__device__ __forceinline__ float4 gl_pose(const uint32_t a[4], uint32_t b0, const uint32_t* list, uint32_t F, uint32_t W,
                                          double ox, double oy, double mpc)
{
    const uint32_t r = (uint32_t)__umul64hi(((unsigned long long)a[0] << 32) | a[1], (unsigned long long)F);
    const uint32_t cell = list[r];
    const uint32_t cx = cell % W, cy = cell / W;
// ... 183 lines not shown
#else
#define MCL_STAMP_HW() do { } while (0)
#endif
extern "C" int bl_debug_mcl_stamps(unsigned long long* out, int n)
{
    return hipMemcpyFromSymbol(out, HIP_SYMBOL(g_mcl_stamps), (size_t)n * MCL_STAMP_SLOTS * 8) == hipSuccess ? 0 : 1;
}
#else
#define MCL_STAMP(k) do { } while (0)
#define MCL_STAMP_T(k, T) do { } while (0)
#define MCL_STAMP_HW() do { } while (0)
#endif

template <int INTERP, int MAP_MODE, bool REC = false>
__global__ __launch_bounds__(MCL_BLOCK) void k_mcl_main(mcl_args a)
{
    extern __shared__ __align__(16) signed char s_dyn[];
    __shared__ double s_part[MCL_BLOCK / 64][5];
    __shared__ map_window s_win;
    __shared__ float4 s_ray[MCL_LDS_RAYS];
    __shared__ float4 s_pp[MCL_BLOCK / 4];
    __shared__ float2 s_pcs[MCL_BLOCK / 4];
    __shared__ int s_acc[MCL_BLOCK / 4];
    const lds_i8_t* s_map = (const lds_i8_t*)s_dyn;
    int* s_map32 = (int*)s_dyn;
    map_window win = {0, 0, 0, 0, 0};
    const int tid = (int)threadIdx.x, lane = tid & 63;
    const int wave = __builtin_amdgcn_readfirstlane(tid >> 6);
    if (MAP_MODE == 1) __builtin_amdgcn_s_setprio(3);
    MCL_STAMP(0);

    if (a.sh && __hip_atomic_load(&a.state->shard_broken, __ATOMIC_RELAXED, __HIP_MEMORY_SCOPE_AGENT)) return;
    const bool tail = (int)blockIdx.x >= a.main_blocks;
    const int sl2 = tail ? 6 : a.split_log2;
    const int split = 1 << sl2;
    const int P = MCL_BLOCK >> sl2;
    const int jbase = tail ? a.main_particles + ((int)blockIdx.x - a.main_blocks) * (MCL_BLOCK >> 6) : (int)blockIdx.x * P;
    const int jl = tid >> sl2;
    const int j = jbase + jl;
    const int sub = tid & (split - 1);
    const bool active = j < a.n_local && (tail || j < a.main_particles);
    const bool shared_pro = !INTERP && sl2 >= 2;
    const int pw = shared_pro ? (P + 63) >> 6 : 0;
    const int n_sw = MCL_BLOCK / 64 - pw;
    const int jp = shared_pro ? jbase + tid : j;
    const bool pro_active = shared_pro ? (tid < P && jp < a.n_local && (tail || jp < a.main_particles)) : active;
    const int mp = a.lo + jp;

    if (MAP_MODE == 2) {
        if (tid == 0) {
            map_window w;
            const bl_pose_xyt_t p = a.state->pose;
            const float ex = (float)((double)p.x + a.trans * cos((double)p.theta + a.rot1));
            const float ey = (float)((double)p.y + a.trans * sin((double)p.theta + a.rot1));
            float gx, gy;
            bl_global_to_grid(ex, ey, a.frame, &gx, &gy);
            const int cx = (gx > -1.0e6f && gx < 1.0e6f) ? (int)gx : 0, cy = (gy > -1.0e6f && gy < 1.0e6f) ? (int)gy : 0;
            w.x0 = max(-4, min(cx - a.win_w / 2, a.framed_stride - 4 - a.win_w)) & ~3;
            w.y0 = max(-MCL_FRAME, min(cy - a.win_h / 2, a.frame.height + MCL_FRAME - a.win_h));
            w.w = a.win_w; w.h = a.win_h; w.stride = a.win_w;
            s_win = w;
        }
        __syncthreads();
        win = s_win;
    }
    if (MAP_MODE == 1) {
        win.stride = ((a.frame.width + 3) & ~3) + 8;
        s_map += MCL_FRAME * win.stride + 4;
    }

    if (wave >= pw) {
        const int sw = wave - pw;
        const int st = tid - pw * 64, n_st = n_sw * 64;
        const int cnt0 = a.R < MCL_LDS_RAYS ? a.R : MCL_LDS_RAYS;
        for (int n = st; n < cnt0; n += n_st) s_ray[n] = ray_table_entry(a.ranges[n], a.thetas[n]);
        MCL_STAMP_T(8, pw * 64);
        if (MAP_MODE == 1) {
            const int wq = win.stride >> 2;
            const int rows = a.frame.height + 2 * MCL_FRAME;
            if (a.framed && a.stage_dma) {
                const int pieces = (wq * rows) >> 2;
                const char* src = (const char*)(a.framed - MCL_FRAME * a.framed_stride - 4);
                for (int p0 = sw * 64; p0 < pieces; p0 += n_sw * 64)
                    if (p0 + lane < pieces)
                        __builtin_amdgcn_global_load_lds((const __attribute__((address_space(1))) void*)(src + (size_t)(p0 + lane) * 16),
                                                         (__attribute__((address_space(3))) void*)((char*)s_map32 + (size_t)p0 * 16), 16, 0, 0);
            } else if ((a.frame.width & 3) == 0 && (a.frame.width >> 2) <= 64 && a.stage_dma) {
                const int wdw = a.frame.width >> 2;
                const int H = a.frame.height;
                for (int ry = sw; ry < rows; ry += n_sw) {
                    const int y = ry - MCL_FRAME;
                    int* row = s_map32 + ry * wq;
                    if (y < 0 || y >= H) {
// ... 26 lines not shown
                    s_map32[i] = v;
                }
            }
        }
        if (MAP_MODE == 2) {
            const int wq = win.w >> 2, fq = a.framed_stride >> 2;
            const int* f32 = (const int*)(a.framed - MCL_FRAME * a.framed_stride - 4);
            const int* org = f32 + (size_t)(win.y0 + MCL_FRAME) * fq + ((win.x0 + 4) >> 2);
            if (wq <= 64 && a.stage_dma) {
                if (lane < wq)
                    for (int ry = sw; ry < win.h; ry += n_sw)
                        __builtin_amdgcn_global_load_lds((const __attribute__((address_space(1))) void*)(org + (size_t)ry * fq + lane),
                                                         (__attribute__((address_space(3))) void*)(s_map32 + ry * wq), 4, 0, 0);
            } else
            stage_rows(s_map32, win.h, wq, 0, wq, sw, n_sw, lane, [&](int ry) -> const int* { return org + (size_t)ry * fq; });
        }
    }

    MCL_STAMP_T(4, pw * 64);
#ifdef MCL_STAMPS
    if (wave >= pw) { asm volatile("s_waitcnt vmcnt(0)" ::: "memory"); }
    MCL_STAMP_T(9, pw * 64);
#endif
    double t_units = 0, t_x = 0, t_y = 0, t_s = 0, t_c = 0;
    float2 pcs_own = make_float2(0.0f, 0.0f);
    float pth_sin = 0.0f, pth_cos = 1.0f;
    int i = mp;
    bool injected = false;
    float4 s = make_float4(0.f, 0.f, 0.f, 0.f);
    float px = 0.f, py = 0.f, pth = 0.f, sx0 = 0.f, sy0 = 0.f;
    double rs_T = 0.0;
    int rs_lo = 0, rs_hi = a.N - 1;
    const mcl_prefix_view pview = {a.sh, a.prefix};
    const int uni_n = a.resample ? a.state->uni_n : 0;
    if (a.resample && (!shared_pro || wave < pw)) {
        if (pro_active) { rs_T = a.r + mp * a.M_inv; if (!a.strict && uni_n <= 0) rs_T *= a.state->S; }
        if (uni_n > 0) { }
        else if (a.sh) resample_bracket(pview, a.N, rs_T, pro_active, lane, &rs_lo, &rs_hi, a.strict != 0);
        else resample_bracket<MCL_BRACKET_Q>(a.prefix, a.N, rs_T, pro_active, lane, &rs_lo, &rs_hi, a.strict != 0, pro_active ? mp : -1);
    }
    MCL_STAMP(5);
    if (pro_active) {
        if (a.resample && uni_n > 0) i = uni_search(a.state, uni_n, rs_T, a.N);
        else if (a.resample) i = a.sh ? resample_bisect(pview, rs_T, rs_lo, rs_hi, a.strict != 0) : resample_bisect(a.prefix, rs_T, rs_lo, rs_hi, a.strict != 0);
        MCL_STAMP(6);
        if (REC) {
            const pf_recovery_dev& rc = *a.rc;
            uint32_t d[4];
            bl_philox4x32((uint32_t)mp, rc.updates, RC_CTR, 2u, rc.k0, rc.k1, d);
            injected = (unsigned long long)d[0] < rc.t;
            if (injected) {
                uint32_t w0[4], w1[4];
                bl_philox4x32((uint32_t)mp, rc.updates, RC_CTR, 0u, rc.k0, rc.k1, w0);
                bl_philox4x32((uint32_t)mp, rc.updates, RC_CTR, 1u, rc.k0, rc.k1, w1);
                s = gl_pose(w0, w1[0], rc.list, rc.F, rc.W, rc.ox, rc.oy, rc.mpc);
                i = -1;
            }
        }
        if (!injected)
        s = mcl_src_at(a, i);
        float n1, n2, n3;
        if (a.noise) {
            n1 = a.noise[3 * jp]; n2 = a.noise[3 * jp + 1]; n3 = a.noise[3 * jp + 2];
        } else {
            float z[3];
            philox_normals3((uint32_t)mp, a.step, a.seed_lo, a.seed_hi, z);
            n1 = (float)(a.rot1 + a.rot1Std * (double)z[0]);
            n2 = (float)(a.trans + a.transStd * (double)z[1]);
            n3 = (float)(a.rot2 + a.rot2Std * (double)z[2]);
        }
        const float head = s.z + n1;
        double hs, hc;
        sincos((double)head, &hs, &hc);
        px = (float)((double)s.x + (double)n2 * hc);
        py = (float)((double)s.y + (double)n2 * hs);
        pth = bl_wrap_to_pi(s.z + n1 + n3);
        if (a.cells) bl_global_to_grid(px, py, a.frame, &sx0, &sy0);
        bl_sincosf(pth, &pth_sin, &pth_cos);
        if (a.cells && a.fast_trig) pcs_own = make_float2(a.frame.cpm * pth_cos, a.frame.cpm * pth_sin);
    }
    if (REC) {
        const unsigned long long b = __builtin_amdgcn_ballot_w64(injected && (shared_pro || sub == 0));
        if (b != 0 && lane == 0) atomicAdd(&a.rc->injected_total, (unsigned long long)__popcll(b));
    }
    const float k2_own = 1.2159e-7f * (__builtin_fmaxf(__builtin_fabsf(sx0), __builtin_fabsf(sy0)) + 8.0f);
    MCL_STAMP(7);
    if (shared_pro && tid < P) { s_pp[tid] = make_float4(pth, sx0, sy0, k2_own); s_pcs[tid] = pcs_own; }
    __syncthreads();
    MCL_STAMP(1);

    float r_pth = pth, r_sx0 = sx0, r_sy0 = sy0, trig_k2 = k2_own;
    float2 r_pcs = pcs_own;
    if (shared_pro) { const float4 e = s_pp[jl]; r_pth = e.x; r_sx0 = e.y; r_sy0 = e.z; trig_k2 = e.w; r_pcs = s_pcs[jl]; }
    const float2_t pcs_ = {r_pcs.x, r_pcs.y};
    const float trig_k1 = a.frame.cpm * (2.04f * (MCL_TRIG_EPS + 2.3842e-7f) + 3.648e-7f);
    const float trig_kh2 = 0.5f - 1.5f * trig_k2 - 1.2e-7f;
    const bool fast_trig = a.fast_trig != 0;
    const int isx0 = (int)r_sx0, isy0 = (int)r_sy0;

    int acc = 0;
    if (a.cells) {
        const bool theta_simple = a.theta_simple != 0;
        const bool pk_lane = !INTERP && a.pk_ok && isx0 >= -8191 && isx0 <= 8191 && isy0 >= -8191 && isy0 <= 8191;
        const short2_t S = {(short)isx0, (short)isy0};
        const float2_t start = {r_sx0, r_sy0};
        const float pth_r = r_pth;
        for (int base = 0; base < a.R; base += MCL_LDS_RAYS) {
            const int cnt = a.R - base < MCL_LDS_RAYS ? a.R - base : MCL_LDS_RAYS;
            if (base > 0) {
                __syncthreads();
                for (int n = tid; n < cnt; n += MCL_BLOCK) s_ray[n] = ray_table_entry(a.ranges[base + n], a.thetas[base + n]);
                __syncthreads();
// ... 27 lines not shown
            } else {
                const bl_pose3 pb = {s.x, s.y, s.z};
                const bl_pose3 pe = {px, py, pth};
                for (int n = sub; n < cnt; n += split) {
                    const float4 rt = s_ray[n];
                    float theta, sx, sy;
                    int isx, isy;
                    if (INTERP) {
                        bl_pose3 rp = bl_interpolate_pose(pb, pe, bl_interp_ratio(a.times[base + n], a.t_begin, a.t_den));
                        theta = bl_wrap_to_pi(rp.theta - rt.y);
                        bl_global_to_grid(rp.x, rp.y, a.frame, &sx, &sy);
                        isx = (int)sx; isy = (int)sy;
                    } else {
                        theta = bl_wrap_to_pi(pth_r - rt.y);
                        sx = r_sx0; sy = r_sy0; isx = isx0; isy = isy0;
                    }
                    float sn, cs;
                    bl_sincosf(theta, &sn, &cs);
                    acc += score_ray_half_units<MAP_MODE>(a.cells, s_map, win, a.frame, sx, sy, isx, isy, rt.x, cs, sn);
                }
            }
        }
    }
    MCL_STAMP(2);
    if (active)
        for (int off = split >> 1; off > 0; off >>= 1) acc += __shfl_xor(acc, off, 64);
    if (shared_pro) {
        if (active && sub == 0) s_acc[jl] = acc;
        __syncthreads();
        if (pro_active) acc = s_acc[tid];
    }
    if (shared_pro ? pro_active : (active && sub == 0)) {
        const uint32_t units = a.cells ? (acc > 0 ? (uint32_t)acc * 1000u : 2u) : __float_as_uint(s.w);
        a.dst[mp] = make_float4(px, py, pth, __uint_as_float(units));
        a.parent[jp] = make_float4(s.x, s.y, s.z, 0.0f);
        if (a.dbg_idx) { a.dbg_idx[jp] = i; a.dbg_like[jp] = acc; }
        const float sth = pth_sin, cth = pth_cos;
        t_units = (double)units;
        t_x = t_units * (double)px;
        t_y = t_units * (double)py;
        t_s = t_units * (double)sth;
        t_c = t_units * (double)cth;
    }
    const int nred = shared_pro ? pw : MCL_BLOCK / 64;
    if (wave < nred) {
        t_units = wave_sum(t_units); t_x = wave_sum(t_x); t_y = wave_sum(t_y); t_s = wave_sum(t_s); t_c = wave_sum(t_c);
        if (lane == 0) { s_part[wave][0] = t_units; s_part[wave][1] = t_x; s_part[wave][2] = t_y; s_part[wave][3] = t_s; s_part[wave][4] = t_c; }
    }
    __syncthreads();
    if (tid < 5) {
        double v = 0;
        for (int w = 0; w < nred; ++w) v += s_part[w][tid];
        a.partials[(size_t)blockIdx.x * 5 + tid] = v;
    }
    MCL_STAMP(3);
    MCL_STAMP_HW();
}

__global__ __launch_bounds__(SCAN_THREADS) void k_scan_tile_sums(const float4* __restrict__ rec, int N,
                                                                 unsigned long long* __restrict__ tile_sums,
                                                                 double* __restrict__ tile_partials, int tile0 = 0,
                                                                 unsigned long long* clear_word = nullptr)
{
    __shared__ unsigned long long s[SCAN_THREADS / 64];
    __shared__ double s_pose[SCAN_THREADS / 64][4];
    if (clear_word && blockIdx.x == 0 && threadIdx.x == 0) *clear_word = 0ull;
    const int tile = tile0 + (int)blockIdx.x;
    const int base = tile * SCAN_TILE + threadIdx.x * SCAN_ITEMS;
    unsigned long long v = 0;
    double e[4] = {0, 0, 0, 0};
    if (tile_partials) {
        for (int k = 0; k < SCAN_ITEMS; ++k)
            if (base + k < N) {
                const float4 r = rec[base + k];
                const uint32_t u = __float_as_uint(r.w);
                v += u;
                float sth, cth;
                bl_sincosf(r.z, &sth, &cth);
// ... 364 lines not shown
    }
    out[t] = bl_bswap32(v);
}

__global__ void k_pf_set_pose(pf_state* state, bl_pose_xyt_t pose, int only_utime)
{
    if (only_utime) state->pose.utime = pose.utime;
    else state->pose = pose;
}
...
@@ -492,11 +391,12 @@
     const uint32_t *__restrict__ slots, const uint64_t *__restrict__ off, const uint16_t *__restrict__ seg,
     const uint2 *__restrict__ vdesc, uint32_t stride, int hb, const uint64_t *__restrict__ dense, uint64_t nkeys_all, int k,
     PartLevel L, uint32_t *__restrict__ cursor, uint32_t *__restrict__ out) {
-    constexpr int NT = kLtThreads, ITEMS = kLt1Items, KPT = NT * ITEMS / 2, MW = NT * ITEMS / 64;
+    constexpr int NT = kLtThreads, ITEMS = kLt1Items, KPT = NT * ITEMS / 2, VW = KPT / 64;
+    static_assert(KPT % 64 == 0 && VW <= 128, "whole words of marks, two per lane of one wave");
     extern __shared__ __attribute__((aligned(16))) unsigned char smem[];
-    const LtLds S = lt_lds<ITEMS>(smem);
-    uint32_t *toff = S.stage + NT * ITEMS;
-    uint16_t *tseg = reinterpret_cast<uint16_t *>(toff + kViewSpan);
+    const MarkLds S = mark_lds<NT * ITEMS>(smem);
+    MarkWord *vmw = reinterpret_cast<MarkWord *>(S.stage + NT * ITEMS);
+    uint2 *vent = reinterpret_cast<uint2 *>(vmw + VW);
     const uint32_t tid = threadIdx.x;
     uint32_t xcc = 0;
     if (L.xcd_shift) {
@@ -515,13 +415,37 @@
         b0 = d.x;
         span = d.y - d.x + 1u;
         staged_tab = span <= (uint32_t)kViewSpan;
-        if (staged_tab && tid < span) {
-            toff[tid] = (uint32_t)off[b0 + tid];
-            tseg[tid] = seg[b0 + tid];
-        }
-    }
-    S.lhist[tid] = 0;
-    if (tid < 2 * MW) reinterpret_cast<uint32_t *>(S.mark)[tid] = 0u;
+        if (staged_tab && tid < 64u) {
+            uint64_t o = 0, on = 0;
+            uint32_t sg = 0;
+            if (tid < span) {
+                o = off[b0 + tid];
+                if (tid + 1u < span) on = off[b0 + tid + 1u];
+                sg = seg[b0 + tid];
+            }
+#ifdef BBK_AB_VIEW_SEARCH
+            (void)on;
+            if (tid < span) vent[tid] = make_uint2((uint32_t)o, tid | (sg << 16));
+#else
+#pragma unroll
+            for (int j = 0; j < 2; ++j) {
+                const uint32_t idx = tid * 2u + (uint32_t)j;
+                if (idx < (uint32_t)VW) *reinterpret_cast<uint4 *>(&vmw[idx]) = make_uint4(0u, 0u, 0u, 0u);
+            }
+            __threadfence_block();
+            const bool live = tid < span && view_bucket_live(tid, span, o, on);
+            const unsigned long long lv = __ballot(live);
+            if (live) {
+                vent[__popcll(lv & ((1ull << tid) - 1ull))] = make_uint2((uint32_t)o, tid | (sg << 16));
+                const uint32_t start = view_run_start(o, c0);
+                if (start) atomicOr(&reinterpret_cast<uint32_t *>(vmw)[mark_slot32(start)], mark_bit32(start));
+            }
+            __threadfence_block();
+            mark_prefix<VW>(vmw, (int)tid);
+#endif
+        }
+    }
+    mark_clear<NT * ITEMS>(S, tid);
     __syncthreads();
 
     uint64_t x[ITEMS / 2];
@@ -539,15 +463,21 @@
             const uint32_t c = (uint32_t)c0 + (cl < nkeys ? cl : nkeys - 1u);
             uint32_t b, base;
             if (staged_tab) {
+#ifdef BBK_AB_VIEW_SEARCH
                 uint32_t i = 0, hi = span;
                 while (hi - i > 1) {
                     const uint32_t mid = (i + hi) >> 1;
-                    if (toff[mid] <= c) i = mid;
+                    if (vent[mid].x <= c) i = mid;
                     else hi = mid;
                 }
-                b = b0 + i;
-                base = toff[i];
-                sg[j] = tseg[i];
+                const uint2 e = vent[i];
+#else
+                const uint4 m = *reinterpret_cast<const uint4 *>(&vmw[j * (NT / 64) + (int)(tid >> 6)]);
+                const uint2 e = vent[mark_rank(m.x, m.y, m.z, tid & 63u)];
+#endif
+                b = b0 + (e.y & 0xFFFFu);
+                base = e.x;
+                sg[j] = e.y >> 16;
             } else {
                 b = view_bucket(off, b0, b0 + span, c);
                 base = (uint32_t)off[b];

[Task brief]
Write out, from the lines above, only those from the line with "const lds_i8_t* s_map" to the line with "const bool active", exactly as given, including the first and the last.

[Result of the exercise]
    const lds_i8_t* s_map = (const lds_i8_t*)s_dyn;
    int* s_map32 = (int*)s_dyn;
    map_window win = {0, 0, 0, 0, 0};
    const int tid = (int)threadIdx.x, lane = tid & 63;
    const int wave = __builtin_amdgcn_readfirstlane(tid >> 6);
    if (MAP_MODE == 1) __builtin_amdgcn_s_setprio(3);
    MCL_STAMP(0);

    if (a.sh && __hip_atomic_load(&a.state->shard_broken, __ATOMIC_RELAXED, __HIP_MEMORY_SCOPE_AGENT)) return;
    const bool tail = (int)blockIdx.x >= a.main_blocks;
    const int sl2 = tail ? 6 : a.split_log2;
    const int split = 1 << sl2;
    const int P = MCL_BLOCK >> sl2;
    const int jbase = tail ? a.main_particles + ((int)blockIdx.x - a.main_blocks) * (MCL_BLOCK >> 6) : (int)blockIdx.x * P;
    const int jl = tid >> sl2;
    const int j = jbase + jl;
    const int sub = tid & (split - 1);
    const bool active = j < a.n_local && (tail || j < a.main_particles);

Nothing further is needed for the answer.